Bloomberg revealed that the pan-African payment system that would allow African countries to trade among themselves, using their own currencies, is gaining momentum.
Bloomberg indicated in a report that the African Export-Import Bank expects 15 to 20 countries to join the African Payment and Settlement System by the end of the year.
Bank of Africa President Benedict Oramah said in an interview ahead of the bank’s annual meetings in Ghana that the platform has started commercial operations with nine countries that have signed up so far.
Oramah, whose bank is financing the new system, known as BAPSS (Pan African Payment and Settlement System), said it uses US dollar exchange rates for now, adding: “But we are working with central banks to develop a mechanism for the rate of exchange that would allow Africa’s 42 currencies to be convertible between themselves.
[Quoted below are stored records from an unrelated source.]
__global__ __launch_bounds__(kFftNT, 4) void fir_fft_dma_kernel(const FftArgs a) {
    __shared__ __attribute__((aligned(16))) float2 lds[kFftLdsElems + 16 * 17];
    float2* tbl = lds + kFftLdsElems;
    const int t = threadIdx.x;
    const int hi = t >> 4, lo = t & 15;
    const int H = a.H;
    const int half = (t >> 4) & 1;
    const int te = (t & ~31) | ((t & 15) << 1) | half;

    if ((int)blockIdx.x == a.nwg) {
        for (int i = t; i < H; i += kFftNT) {
            const long long g = a.count - H + i;
            a.hist_next[i] = g < 0 ? a.hist_keep[g + H] : a.in[g];
        }
        return;
    }
    float2 ta[16], hf[16];
#pragma unroll
    for (int k = 0; k < 16; k++) {
        hf[k] = a.Hf[t * 16 + k];
        ta[k] = a.TA[te * 16 + k];
    }
    tbl[(t >> 4) * 17 + (t & 15)] = a.TB[t];
    const float2* tb = tbl + lo * 17;
    {
        float touch = 0.0f;
#pragma unroll
        for (int k = 0; k < 16; k++) touch += hf[k].x + hf[k].y + (k ? ta[k].x + ta[k].y : 0.0f);
        asm volatile("" ::"v"(touch));
    }
    __syncthreads();

    const int wcol = __builtin_amdgcn_readfirstlane(t & ~63);
    const unsigned lds_cols = __builtin_amdgcn_readfirstlane((unsigned)(uintptr_t)lds) + (unsigned)wcol * 8u;
    const unsigned voff = (unsigned)(t & 31) * 16u;
    auto seg_start = [&](int b) { return (long long)b * a.L - a.seg_shift; };
    auto is_interior = [&](int b) {
        const long long s0 = seg_start(b);
        return b < a.nblocks && s0 >= 0 && s0 + kFftN <= a.count;
    };
    auto request = [&](int b) {
        const float2* src = a.in + seg_start(b) + wcol;
        if ((t & 32) == 0) {
#pragma unroll
            for (int n2 = 0; n2 < 16; n2++) dma16_to_lds(src + n2 * 256, voff, lds_cols + (unsigned)(n2 * kFftRow1) * 8u);
        }
    };

    int b = blockIdx.x;
    bool landed_in_lds = false, eight_younger = false;
    if (b < a.nblocks && is_interior(b)) {
        request(b);
        landed_in_lds = true;
    }
    for (; b < a.nblocks; b += a.nwg) {
        const long long seg0 = seg_start(b);
        float2 v[16];
        if (landed_in_lds) {
            if (eight_younger) asm volatile("s_waitcnt vmcnt(8)" ::: "memory");
            else asm volatile("s_waitcnt vmcnt(0)" ::: "memory");
        } else {
            const int first_in = seg0 < 0 ? (int)-seg0 : 0;
            const int end_in = a.count - seg0 < kFftN ? (int)(a.count - seg0) : kFftN;
            const float2* __restrict__ seg_in = a.in + seg0;
            const float2* __restrict__ seg_hist = a.hist + (H - first_in);
            int tev = te;
            asm volatile("" : "+v"(tev));
#pragma unroll
            for (int n2 = 0; n2 < 16; n2++) {
                const int i = n2 * 256 + tev;
                float2 x = make_float2(0.0f, 0.0f);
                if (i < first_in) { if (i - first_in + H >= 0) x = seg_hist[i]; }
                else if (i < end_in) x = seg_in[i];
                lds[n2 * kFftRow1 + te] = x;
            }
        }
#pragma unroll
        for (int n2 = 0; n2 < 16; n2++) v[n2] = lds[n2 * kFftRow1 + te];
        fft16<false>(v);
#pragma unroll
        for (int k = 0; k < 16; k++) lds[k * kFftRow1 + te] = (k == 0) ? v[rev16(0)] : cmulc<false>(v[rev16(k)], ta[k]);
        QK_LDS_BARRIER();
#pragma unroll
        for (int j = 0; j < 16; j++) v[j] = lds[hi * kFftRow1 + j * 16 + lo];
        fft16<false>(v);
        QK_LDS_BARRIER();
#pragma unroll
        for (int k = 0; k < 16; k++)
            lds[(hi * 16 + k) * kFftRow2 + lo] = (k == 0) ? v[rev16(0)] : cmulc<false>(v[rev16(k)], tb[k]);
        QK_LDS_BARRIER();
#pragma unroll
        for (int j = 0; j < 16; j++) v[j] = lds[t * kFftRow2 + j];
        fft16<false>(v);
        float2 y[16];
#pragma unroll
        for (int k = 0; k < 16; k++) y[k] = cmulc<false>(v[rev16(k)], hf[k]);
        fft16<true>(y);
        QK_LDS_BARRIER();
#pragma unroll
        for (int j = 0; j < 16; j++)
            lds[t * kFftRow2 + j] = (j == 0) ? y[rev16(0)] : cmulc<true>(y[rev16(j)], tb[j]);
        QK_LDS_BARRIER();
#pragma unroll
        for (int j = 0; j < 16; j++) v[j] = lds[(hi * 16 + j) * kFftRow2 + lo];
        fft16<true>(v);
        QK_LDS_BARRIER();
#pragma unroll
        for (int j = 0; j < 16; j++) lds[hi * kFftRow1 + j * 16 + lo] = v[rev16(j)];
        QK_LDS_BARRIER();
        float2 e[16];
#pragma unroll
        for (int k = 0; k < 16; k++) e[k] = lds[k * kFftRow1 + te];
        const int nb = b + a.nwg;
        landed_in_lds = is_interior(nb);
        if (landed_in_lds) {
            asm volatile("s_waitcnt lgkmcnt(0)" ::: "memory");
            request(nb);
        }
#pragma unroll
        for (int k = 0; k < 16; k++) v[k] = (k == 0) ? e[k] : cmulc<true>(e[k], ta[k]);
        fft16<true>(v);
        eight_younger = false;
        if (seg0 >= 0 && seg0 + kFftN <= a.nout) {
            f4v* __restrict__ o4 = reinterpret_cast<f4v*>(a.out + seg0);
            int pair = (te >> 1) + half * 8 * 128;
            asm volatile("" : "+v"(pair));
#pragma unroll
            for (int r = 0; r < 8; r++) {
                const float2 lo_row = v[rev16(r)], hi_row = v[rev16(8 + r)];
                const auto sx = __builtin_amdgcn_permlane16_swap(__float_as_uint(lo_row.x), __float_as_uint(hi_row.x), false, false);
                const auto sy = __builtin_amdgcn_permlane16_swap(__float_as_uint(lo_row.y), __float_as_uint(hi_row.y), false, false);
                if ((half * 8 + r) * 256 + (te & ~1) >= a.ov)
                    o4[pair + r * 128] = (f4v){__uint_as_float(sx[0]), __uint_as_float(sy[0]), __uint_as_float(sx[1]), __uint_as_float(sy[1])};
            }
            eight_younger = true;
        } else {
            const int first_out = seg0 < 0 ? (int)-seg0 : 0;
            const int from = a.ov > first_out ? a.ov : first_out;
            const int end_out = a.nout - seg0 < kFftN ? (int)(a.nout - seg0) : kFftN;
            float2* __restrict__ seg_out = a.out + seg0;
            int tev = te;
            asm volatile("" : "+v"(tev));
#pragma unroll
            for (int n2 = 0; n2 < 16; n2++) {
                const int i = n2 * 256 + tev;
                if (i >= from && i < end_out) seg_out[i] = v[rev16(n2)];
            }
        }
    }
    asm volatile("s_waitcnt vmcnt(0)" ::: "memory");
}

template <bool CONJ, int ABL> __device__ __forceinline__ v2f abl_cmul(v2f a, v2f b) {
    if (ABL & 1) return a;
    return pk_cmul2<CONJ>(a, b);
}

template <bool STAMPS, int ABL = 0>
__global__ __launch_bounds__(kFftNT, 4) void fir_fft_dmapk_kernel(const FftArgs a) {
    __shared__ __attribute__((aligned(16))) v2f lds[kFftLdsElems + 16 * 17];
    v2f* tbl = lds + kFftLdsElems;
    const int t = threadIdx.x;
    const int hi = t >> 4, lo = t & 15;
    const int H = a.H;
    const int half = (t >> 4) & 1;
    const int te = (t & ~31) | ((t & 15) << 1) | half;

    if ((int)blockIdx.x == a.nwg) {
        for (int i = t; i < H; i += kFftNT) {
            const long long g = a.count - H + i;
            a.hist_next[i] = g < 0 ? a.hist_keep[g + H] : a.in[g];
        }
        return;
    }
    v2f ta[16], hf[16];
#pragma unroll
    for (int k = 0; k < 16; k++) {
        hf[k] = reinterpret_cast<const v2f*>(a.Hf)[t * 16 + k];
        ta[k] = reinterpret_cast<const v2f*>(a.TA)[te * 16 + k];
    }
    tbl[(t >> 4) * 17 + (t & 15)] = reinterpret_cast<const v2f*>(a.TB)[t];
    const v2f* tb = tbl + lo * 17;
    {
        float touch = 0.0f;
#pragma unroll
        for (int k = 0; k < 16; k++) touch += hf[k].x + hf[k].y + (k ? ta[k].x + ta[k].y : 0.0f);
        asm volatile("" ::"v"(touch));
    }
    __syncthreads();

    const int wcol = __builtin_amdgcn_readfirstlane(t & ~63);
    const unsigned lds_cols = __builtin_amdgcn_readfirstlane((unsigned)(uintptr_t)lds) + (unsigned)wcol * 8u;
    const unsigned voff = (unsigned)(t & 31) * 16u;
    auto seg_start = [&](int b) { return (long long)b * a.L - a.seg_shift; };
    auto is_interior = [&](int b) {
        const long long s0 = seg_start(b);
        return b < a.nblocks && s0 >= 0 && s0 + kFftN <= a.count;
    };
    auto request = [&](int b) {
        const float2* src = a.in + seg_start(b) + wcol;
        if ((t & 32) == 0 && !(ABL & 4)) {
            if (a.nt & 1) {
#pragma unroll
                for (int n2 = 0; n2 < 16; n2++) {
                    if (n2 == 0 || n2 == 15) dma16_to_lds(src + n2 * 256, voff, lds_cols + (unsigned)(n2 * kFftRow1) * 8u);
                    else dma16_to_lds_nt(src + n2 * 256, voff, lds_cols + (unsigned)(n2 * kFftRow1) * 8u);
                }
            } else {
#pragma unroll
                for (int n2 = 0; n2 < 16; n2++) dma16_to_lds(src + n2 * 256, voff, lds_cols + (unsigned)(n2 * kFftRow1) * 8u);
            }
        }
    };

    unsigned acc[16] = {0, 0, 0, 0, 0, 0, 0, 0, 0, 0, 0, 0, 0, 0, 0, 0};
    unsigned long long tick = 0;
    if constexpr (STAMPS) tick = __builtin_amdgcn_s_memtime();
#define QK_STAMP(i)                                                          \
    if constexpr (STAMPS) {                                                  \
        const unsigned long long now_ = __builtin_amdgcn_s_memtime();        \
        acc[i] += (unsigned)(now_ - tick);                                   \
        tick = now_;                                                         \
    }
    int b = blockIdx.x;
    bool landed_in_lds = false, eight_younger = false;
    if (b < a.nblocks && is_interior(b)) {
        request(b);
        landed_in_lds = true;
    }
    for (; b < a.nblocks; b += a.nwg) {
        const long long seg0 = seg_start(b);
        v2f v[16];
        QK_STAMP(15)
        if (landed_in_lds) {
            if (eight_younger) asm volatile("s_waitcnt vmcnt(8)" ::: "memory");
            else asm volatile("s_waitcnt vmcnt(0)" ::: "memory");
            QK_STAMP(0)
        } else {
            const int first_in = seg0 < 0 ? (int)-seg0 : 0;
            const int end_in = a.count - seg0 < kFftN ? (int)(a.count - seg0) : kFftN;
            const float2* __restrict__ seg_in = a.in + seg0;
            const float2* __restrict__ seg_hist = a.hist + (H - first_in);
            int tev = te;
            asm volatile("" : "+v"(tev));
#pragma unroll
            for (int n2 = 0; n2 < 16; n2++) {
                const int i = n2 * 256 + tev;
                float2 x = make_float2(0.0f, 0.0f);
                if (i < first_in) { if (i - first_in + H >= 0) x = seg_hist[i]; }
                else if (i < end_in) x = seg_in[i];
                lds[n2 * kFftRow1 + te] = mk2(x.x, x.y);
            }
        }
#pragma unroll
        for (int n2 = 0; n2 < 16; n2++) v[n2] = lds[n2 * kFftRow1 + te];
        if (!(ABL & 1)) pk_fft16<false>(v);
#pragma unroll
        for (int k = 0; k < 16; k++) lds[k * kFftRow1 + te] = (k == 0) ? v[rev16(0)] : abl_cmul<false, ABL>(v[rev16(k)], ta[k]);
        QK_STAMP(1)
        QK_LDS_BARRIER();
        QK_STAMP(2)
#pragma unroll
        for (int j = 0; j < 16; j++) v[j] = lds[hi * kFftRow1 + j * 16 + lo];
// ... 7 lines not shown
        QK_STAMP(5)
        QK_LDS_BARRIER();
        QK_STAMP(6)
#pragma unroll
        for (int j = 0; j < 16; j++) v[j] = lds[t * kFftRow2 + j];
        if (!(ABL & 1)) pk_fft16<false>(v);
        v2f y[16];
#pragma unroll
        for (int k = 0; k < 16; k++) y[k] = abl_cmul<false, ABL>(v[rev16(k)], hf[k]);
        if (!(ABL & 1)) pk_fft16<true>(y);
        QK_STAMP(7)
        QK_LDS_BARRIER();
        QK_STAMP(8)
#pragma unroll
        for (int j = 0; j < 16; j++)
            lds[t * kFftRow2 + j] = (j == 0) ? y[rev16(0)] : abl_cmul<true, ABL>(y[rev16(j)], tb[j]);
        QK_STAMP(9)
        QK_LDS_BARRIER();
        QK_STAMP(10)
#pragma unroll
        for (int j = 0; j < 16; j++) v[j] = lds[(hi * 16 + j) * kFftRow2 + lo];
        if (!(ABL & 1)) pk_fft16<true>(v);
        QK_STAMP(11)
        QK_LDS_BARRIER();
        QK_STAMP(12)
#pragma unroll
        for (int j = 0; j < 16; j++) lds[hi * kFftRow1 + j * 16 + lo] = v[rev16(j)];
        QK_STAMP(13)
        QK_LDS_BARRIER();
        QK_STAMP(14)
        v2f e[16];
#pragma unroll
        for (int k = 0; k < 16; k++) e[k] = lds[k * kFftRow1 + te];
        const int nb = b + a.nwg;
        landed_in_lds = is_interior(nb);
        if (landed_in_lds) {
            asm volatile("s_waitcnt lgkmcnt(0)" ::: "memory");
            request(nb);
        }
#pragma unroll
        for (int k = 0; k < 16; k++) v[k] = (k == 0) ? e[k] : abl_cmul<true, ABL>(e[k], ta[k]);
        if (!(ABL & 1)) pk_fft16<true>(v);
        eight_younger = false;
        if (seg0 >= 0 && seg0 + kFftN <= a.nout) {
            f4v* __restrict__ o4 = reinterpret_cast<f4v*>(a.out + seg0);
            int pair = (te >> 1) + half * 8 * 128;
            asm volatile("" : "+v"(pair));
            const bool nts = (a.nt & 2) != 0;
#pragma unroll
            for (int r = 0; r < 8; r++) {
                const v2f lo_row = v[rev16(r)], hi_row = v[rev16(8 + r)];
                const auto sx = __builtin_amdgcn_permlane16_swap(__float_as_uint(lo_row.x), __float_as_uint(hi_row.x), false, false);
                const auto sy = __builtin_amdgcn_permlane16_swap(__float_as_uint(lo_row.y), __float_as_uint(hi_row.y), false, false);
                if ((half * 8 + r) * 256 + (te & ~1) >= a.ov) {
                    const f4v o = {__uint_as_float(sx[0]), __uint_as_float(sy[0]), __uint_as_float(sx[1]), __uint_as_float(sy[1])};
                    if (ABL & 2) { if (o.x == 1.2345e30f) o4[pair + r * 128] = o; }
                    else if (nts) __builtin_nontemporal_store(o, o4 + pair + r * 128);
                    else o4[pair + r * 128] = o;
                }
            }
            eight_younger = true;
        } else {
            const int first_out = seg0 < 0 ? (int)-seg0 : 0;
            const int from = a.ov > first_out ? a.ov : first_out;
            const int end_out = a.nout - seg0 < kFftN ? (int)(a.nout - seg0) : kFftN;
            v2f* __restrict__ seg_out = reinterpret_cast<v2f*>(a.out) + seg0;
            int tev = te;
            asm volatile("" : "+v"(tev));
#pragma unroll
            for (int n2 = 0; n2 < 16; n2++) {
                const int i = n2 * 256 + tev;
                if (i >= from && i < end_out) seg_out[i] = v[rev16(n2)];
            }
        }
    }
    asm volatile("s_waitcnt vmcnt(0)" ::: "memory");
    if constexpr (STAMPS) {
        if (t == 0) {
#pragma unroll
            for (int q = 0; q < 16; q++) a.stamps[(long long)blockIdx.x * 16 + q] = acc[q];
        }
    }
#undef QK_STAMP
}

The new payment and settlement system for the continent, which was adopted by the African Union, as the payment and settlement platform in Africa, supports the implementation of the African Continental Free Trade Area.
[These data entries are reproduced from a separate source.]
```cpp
constexpr double kStatusInternal = 64.0;
enum : unsigned { SW_K1_THREAD_FORM = 1u, SW_NO_SOLVE_FLOW = 2u, SW_NO_ROOT_FUSE = 4u, SW_DEBUG_DROP_FLAG = 8u, SW_DEBUG_DROP_XFLAG = 16u, SW_NO_EARLY_RECORD = 32u };
struct Switches {
  bool k1_thread_form = false;
  bool no_preassemble = false;
  bool no_solve_flow = false;
  bool no_root_fuse = false;
  bool split_expand = false;
  bool no_spec_lin = false;
  bool no_dual = false;
  bool no_early_record = false;
  bool lm_plain_host = false;
  bool no_strip = false;
  bool no_incremental = false;
  bool no_incr_compact = false;
  bool verify_upload = false;
  bool multi_levels = false, multi_thread_form = false;
  int debug_drop_flag = 0;
  int trace = 0;
  bool analysis_timing = false, upload_timing = false, lm_timing = false;
  int multi_timing = 0;
  int multi_split = 0;
  long long multi_thread_factors = 120000;
  unsigned dev_bits() const {
    return (k1_thread_form ? SW_K1_THREAD_FORM : 0u) | (no_solve_flow ? SW_NO_SOLVE_FLOW : 0u) | (no_root_fuse ? SW_NO_ROOT_FUSE : 0u) |
           (debug_drop_flag == 1 ? SW_DEBUG_DROP_FLAG : 0u) | (debug_drop_flag == 2 ? SW_DEBUG_DROP_XFLAG : 0u) |
           (no_early_record ? SW_NO_EARLY_RECORD : 0u);
  }
};
Switches read_switches();

struct LinGuard {
  const double* chi[2];
  const double* pose[2];
  const double* plane[2];
  double error;
  int on, single;
  int want = -1;
};

struct SpecLin {
  double *J, *P, *H, *Hf;
  int which;
};

unsigned long long launch_count();
void count_launch();
#define PPS_LAUNCH(...) do { ::pps::count_launch(); hipLaunchKernelGGL(__VA_ARGS__); } while (0)
#define PPS_LAUNCH_EV(ev0, ev1, kernel, grid, block, lds, st, ...)                                                     \
  do {                                                                                                                 \
    ::pps::count_launch();                                                                                             \
    if (ev0) hipExtLaunchKernelGGL(kernel, grid, block, lds, st, ev0, ev1, 0, __VA_ARGS__);                            \
    else hipLaunchKernelGGL(kernel, grid, block, lds, st, __VA_ARGS__);                                                \
  } while (0)

hipError_t step_constants(double ac[4]);
hipError_t launch_linearize(const DevGraph& d, int mode, bool at_estimate, hipStream_t st, const LinGuard* guard = nullptr, hipEvent_t ev0 = nullptr,
                            hipEvent_t ev1 = nullptr);
hipError_t launch_hblocks(const DevGraph& d, hipStream_t st, const LinGuard* guard = nullptr, bool products = true);
bool k1_lane_form(const DevGraph& d, int mode);
bool k1_products(const DevGraph& d, int mode);
hipError_t launch_factor_level(const DevGraph& d, int level_begin, int level_count, int level_max_front, double lambda,
                               hipStream_t st);
hipError_t launch_backsolve_level(const DevGraph& d, int level_begin, int level_count, hipStream_t st);
struct DualAlt {
  double *L, *U, *delta, *result_dev, *chi2_partials, *dn_partials;
  unsigned int* ticket;
  double lambda;
};
hipError_t ensure_k3_attrs();
hipError_t launch_band_factor(const DevGraph& d, const DualAlt* alt, const K3StagePlan& sp, double lambda, hipStream_t st, hipEvent_t ev0 = nullptr,
                              hipEvent_t ev1 = nullptr, bool pre_ok = true);
hipError_t launch_band_solve(const DevGraph& d, const DualAlt* alt, const K3StagePlan& sp, hipStream_t st);
hipError_t launch_band_root(const DevGraph& d, const DualAlt* alt, const K3Plan& p, double lambda, hipStream_t st, hipEvent_t ev0 = nullptr,
                            hipEvent_t ev1 = nullptr);
hipError_t launch_band_all_factor(const DevGraph& d, const DualAlt* alt, const K3Plan& p, double lambda, int epoch, hipStream_t st,
                                  hipEvent_t ev0 = nullptr, hipEvent_t ev1 = nullptr);
hipError_t launch_band_all_solve(const DevGraph& d, const DualAlt* alt, const K3Plan& p, int epoch, hipStream_t st);
hipError_t launch_trial_dual(const DevGraph& d, const DualAlt& alt, const double* base_pose, const double* base_plane, double* out_pose0,
                             double* out_plane0, double* out_pose1, double* out_plane1, double* host_result0, double seq0, double* host_result1,
                             double seq1, hipStream_t st, int n_trials = 2);
hipError_t launch_trial_lin(const DevGraph& d, const DualAlt& alt, const SpecLin& sl, const double* base_pose, const double* base_plane, double* out_pose0,
                            double* out_plane0, double* out_pose1, double* out_plane1, double* host_result0, double seq0, double* host_result1,
                            double seq1, hipStream_t st, hipEvent_t ev0 = nullptr, hipEvent_t ev1 = nullptr);
int trial_lin_waves(const DevGraph& d);
bool trial_lin_ok(const DevGraph& d, int mode);
hipError_t launch_hblocks_spec(const DevGraph& d, const SpecLin& sl, hipStream_t st, const LinGuard* guard = nullptr);
hipError_t launch_expand_ea(const DevGraph& d, int n_fronts, double* zero, size_t n_zero, int* ones, size_t n_ones, hipStream_t st);
hipError_t launch_expand_el(const DevGraph& d, int n_asm, hipStream_t st);
hipError_t launch_expand_lists(const DevGraph& d, int n_fronts, int n_asm, double* zero, size_t n_zero, hipStream_t st);
bool band_level_solve_direct_ok(int p, int b);
int debug_front_factor(int tiles, int strip, int p, int b, const double* A_host, double* L_host, double* U_host, double* not_pd);
int debug_front_factor_w(int tiles, int strip, int p, int b, const double* A_host, double* L_host, double* U_host, double* not_pd, int width);
int debug_exmap(int kind, int n, const double* x_host, const double* delta_host, double* out_host);
hipError_t launch_retract_trial(const DevGraph& d, hipStream_t st);
hipError_t launch_retract_apply(const DevGraph& d, hipStream_t st);
hipError_t launch_chi2(const DevGraph& d, bool at_estimate, double* host_result, double seq, hipStream_t st);
hipError_t launch_clear_status(const DevGraph& d, hipStream_t st);
hipError_t launch_chi2_trial(const DevGraph& d, double* host_result, double seq, hipStream_t st);
hipError_t launch_linearize_robust(const DevGraph& d, const CostFn& cost, int mode, bool at_estimate, hipStream_t st, hipEvent_t ev0 = nullptr,
                                   hipEvent_t ev1 = nullptr);
hipError_t launch_chi2_robust(const DevGraph& d, const CostFn& cost, bool at_estimate, double* host_result, double seq, hipStream_t st);
hipError_t launch_chi2_trial_robust(const DevGraph& d, const CostFn& cost, double* host_result, double seq, hipStream_t st);

int dense_front_max_pivots();
hipError_t launch_dense_hpush(const DevGraph& d, int max_el_per_front, double lambda, hipStream_t st);
hipError_t launch_dense_factor_level(const DevGraph& d, int level_begin, int level_count, const int* off_asm, int n_asm,
                                     const int* off_pan, int n_pan, const int* off_trl, int n_trl, hipStream_t st);
hipError_t launch_dense_solve_level(const DevGraph& d, int level_begin, int level_count, int level_max_b, hipStream_t st);

constexpr int kBatchMax = 128;
enum { BF_ACTIVE = 1,
       BF_RELIN = 2 };
struct BatchStage { int grp_begin, grp_count; };
struct BatchAlt {
  double *L, *U, *delta, *result_dev, *chi2_partials, *dn_partials;
  unsigned int* ticket;
  double* pose[3];
  double* plane[3];
};
struct BatchArgs {
  const DevGraph* gs;
  const BatchStage* stage_tab;
  double* results;
  int n_total, b0, n;
  int no_products;
  double seq;
  double lambda[kBatchMax];
  unsigned char flags[kBatchMax];
  const BatchAlt* alt;
  int rstride, lin_apply;
  double lambda2[kBatchMax];
  unsigned char xsel[kBatchMax];
};
struct BatchGeom {
  int lin_blocks = 0, lin_obs_blocks = 0, lin_rest_blocks = 0, repop_blocks = 0;
  int hblocks = 0, k2t_blocks = 0, k2tg_blocks = 0, hreduce = 0, retract = 0, chi2 = 0;
  int k2_blocks = 0, k2_finish = 0;
  long long n_factors_total = 0;
  bool lin_thread_form = false;
  int n_stages = 0;
  int stage_groups[32] = {0}, stage_nw_factor[32] = {0}, stage_nw_solve[32] = {0};
  int stage_per_wave_factor[32] = {0}, stage_per_wave_solve[32] = {0}, stage_grp_fronts[32] = {0};
  bool stage_reg_only[32] = {false};
  bool stage_pre[32] = {false};
  int stage_nw_flow[32] = {0};
  bool level_form = false;
  int n_levels = 0;
  int lvl_cls_blocks[64][3] = {{0}};
  int lvl_blocks[64] = {0};
  int lvl_direct_pp[64] = {0};
  int lvl_max_panel[64] = {0};
  int solve_per_wave_all = 0;
  int stage_max_front[32] = {0};
};
hipError_t launch_batch_linearize(const BatchArgs& a, const BatchGeom& g, int mode, hipStream_t st);
hipError_t launch_batch_hblocks(const BatchArgs& a, const BatchGeom& g, hipStream_t st, bool products);
hipError_t launch_batch_chi2(const BatchArgs& a, const BatchGeom& g, int slot, hipStream_t st);
hipError_t launch_batch_solve(const BatchArgs& a, const BatchGeom& g, hipStream_t st, hipEvent_t after_factor = nullptr);
struct RestoreRec { double* dst; const double* src; long long n; };
hipError_t launch_batch_restore(const RestoreRec* tab, int n, hipStream_t st);
hipError_t launch_batch_begin_dual(const BatchArgs& a, const BatchGeom& g, hipStream_t st);
hipError_t launch_batch_trial_dual(const BatchArgs& a, const BatchGeom& g, hipStream_t st);

hipError_t launch_scatter_patches(const char* table, const char* src_base, int n_patches, char* arena, hipStream_t st);

int lds_front_limit();

hipError_t launch_sweep_bench(const DevGraph& d, int mode, int replicas, double* Jbig, int part, hipStream_t st);

}
```

### pop_up_slam_amd/csrc/pps_graph.h

```cpp
#pragma once
#include <hip/hip_runtime.h>

#include <algorithm>
#include <charconv>
#include <chrono>
#include <cmath>
#include <cstdio>
#include <cstdlib>
#include <cstring>
#include <mutex>
#include <new>
#include <string>
#include <unordered_map>
#include <vector>

#include "../../include/pps.h"
#include "pps_cov.h"
#include "pps_device.h"
#include "pps_geom.h"
#include "pps_lm.h"
#include "pps_popup_dev.h"
#include "pps_symbolic.h"

namespace pps_impl {

struct HostNode {
  int type;
  double v[7];
  bool deleted;
  int compact;
  int slot;
};
struct HostFactor {
  int type;
  int a, b;
  double meas[6];
  double w[21];
  bool deleted;
  int slot;
  int repop;
  double ray[6];
};

inline pps::BandTreeView k3_tree_view(const pps::Analysis& A) {
  pps::BandTreeView v;
  v.n_stages = A.n_stages; v.n_groups = A.n_groups; v.n_levels = A.n_levels; v.n_fronts = A.n_fronts; v.band_levels = A.band_levels;
  v.stage_grp_off = A.stage_grp_off.data(); v.grp_lvl_off = A.grp_lvl_off.data(); v.glvl_front_off = A.glvl_front_off.data(); v.glvl_fronts = A.glvl_fronts.data();
  v.stage_max_front = A.stage_max_front.data(); v.stage_max_width = A.stage_max_width.data(); v.f_p = A.f_p.data(); v.f_b = A.f_b.data(); v.f_level = A.f_level.data();
  v.level_off = A.level_off.data(); v.level_fronts = A.level_fronts.data(); v.f_el_off = A.f_el_off.data();
  return v;
}

inline double now_s() {
  using namespace std::chrono;
  return duration_cast<duration<double>>(steady_clock::now().time_since_epoch()).count();
}

template <class T>
struct DevBuf {
  T* p = nullptr; size_t cap = 0;
  int reserve(pps_graph* g, size_t count, const char* who = nullptr, const std::string& what = std::string(), const char* advice = "");
  void release() { if (p) (void)hipFree(p); p = nullptr; cap = 0; }
};
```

Bloomberg pointed out that at the end of 2020, the bank’s total assets and guarantees amounted to $21.5 billion, and shareholders’ funds amounted to $3.4 billion.
Africa is not alone in looking for ways to break its dependence on the US currency.
There has been a push for de-dollarization across emerging markets, including India’s efforts to clear trade through the rupee.
Bloomberg stated that China played with the idea of the Asian Monetary Fund, while Brazil and Argentina announced a project for a common currency called “Sur”.